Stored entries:

▶

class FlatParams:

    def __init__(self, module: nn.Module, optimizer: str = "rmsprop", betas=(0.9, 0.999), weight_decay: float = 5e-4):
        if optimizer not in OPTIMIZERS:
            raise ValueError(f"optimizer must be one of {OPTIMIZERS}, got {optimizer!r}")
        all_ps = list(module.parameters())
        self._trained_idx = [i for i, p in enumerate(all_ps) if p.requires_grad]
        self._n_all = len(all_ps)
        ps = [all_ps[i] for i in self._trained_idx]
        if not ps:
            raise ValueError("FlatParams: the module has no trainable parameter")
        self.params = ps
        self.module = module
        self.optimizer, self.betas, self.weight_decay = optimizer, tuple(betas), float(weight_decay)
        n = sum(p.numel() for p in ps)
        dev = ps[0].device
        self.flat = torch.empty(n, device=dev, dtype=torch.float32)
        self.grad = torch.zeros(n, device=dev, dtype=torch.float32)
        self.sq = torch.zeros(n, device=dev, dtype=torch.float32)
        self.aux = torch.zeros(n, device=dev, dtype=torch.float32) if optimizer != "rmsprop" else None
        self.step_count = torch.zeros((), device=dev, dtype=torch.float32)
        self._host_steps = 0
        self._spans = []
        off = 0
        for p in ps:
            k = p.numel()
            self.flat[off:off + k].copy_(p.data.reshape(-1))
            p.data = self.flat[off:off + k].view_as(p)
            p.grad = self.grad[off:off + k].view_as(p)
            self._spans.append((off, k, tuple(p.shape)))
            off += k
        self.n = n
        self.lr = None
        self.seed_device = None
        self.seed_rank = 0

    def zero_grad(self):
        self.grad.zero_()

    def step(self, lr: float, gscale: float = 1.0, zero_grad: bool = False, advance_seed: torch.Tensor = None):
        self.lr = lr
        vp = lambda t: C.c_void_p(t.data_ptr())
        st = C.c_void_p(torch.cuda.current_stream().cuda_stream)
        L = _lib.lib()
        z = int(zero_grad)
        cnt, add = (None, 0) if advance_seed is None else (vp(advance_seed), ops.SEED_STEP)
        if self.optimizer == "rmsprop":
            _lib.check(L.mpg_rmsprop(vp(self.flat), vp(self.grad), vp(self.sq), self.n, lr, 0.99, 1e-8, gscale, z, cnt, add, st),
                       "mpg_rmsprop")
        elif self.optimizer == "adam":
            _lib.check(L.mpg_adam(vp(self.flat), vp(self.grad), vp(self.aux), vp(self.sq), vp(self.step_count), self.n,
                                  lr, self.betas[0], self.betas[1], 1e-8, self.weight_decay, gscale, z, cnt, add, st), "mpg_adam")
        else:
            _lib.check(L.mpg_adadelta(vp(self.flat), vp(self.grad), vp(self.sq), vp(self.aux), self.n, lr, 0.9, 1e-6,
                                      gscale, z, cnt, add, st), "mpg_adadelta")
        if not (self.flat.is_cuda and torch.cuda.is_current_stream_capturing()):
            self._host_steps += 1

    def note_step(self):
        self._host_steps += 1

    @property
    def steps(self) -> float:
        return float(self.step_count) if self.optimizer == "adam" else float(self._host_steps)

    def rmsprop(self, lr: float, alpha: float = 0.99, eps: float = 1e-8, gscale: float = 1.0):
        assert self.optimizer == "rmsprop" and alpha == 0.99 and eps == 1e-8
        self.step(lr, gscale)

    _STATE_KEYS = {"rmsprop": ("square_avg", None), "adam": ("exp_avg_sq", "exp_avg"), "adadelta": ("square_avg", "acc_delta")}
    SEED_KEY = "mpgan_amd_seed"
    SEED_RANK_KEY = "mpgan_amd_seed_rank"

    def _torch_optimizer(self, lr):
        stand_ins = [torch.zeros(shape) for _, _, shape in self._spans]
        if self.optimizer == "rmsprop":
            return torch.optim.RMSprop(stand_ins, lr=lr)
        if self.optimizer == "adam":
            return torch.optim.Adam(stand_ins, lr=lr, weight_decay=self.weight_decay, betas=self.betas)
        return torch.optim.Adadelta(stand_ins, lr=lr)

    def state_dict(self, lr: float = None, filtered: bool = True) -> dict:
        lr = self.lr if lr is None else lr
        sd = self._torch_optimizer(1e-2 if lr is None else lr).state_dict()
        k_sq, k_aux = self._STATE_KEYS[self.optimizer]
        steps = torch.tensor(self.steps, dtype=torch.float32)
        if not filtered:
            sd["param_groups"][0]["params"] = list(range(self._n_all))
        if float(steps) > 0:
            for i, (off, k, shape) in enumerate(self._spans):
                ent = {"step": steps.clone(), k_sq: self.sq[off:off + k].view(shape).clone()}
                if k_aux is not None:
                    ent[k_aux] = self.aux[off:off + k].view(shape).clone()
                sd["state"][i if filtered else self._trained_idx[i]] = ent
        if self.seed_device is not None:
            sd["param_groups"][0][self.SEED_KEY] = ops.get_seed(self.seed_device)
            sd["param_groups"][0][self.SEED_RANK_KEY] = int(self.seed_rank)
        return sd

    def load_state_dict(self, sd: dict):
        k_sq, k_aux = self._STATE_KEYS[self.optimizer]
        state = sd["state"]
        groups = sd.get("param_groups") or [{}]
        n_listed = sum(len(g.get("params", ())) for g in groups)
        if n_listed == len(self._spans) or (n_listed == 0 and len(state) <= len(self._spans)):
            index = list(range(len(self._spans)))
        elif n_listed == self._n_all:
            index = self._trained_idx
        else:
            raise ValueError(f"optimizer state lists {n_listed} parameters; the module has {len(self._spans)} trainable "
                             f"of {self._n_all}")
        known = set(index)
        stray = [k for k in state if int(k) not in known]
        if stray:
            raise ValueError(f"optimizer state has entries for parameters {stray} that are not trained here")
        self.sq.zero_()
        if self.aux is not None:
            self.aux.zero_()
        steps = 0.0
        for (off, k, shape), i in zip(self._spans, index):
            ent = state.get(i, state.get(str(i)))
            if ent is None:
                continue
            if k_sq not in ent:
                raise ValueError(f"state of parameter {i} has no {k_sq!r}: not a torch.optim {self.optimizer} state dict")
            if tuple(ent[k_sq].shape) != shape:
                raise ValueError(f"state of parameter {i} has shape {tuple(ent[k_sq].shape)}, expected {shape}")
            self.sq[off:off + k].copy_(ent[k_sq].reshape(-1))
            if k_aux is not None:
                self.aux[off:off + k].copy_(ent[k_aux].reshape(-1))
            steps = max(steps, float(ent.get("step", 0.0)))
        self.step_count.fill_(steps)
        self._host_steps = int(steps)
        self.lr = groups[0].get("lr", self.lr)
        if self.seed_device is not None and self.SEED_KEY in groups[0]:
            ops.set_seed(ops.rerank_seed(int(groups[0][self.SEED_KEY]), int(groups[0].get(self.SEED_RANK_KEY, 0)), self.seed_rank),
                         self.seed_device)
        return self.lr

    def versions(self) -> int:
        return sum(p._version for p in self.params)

◀

Problem: Where a line above contains the word "known", copy that line.

Exercise answer:
        known = set(index)
        stray = [k for k in state if int(k) not in known]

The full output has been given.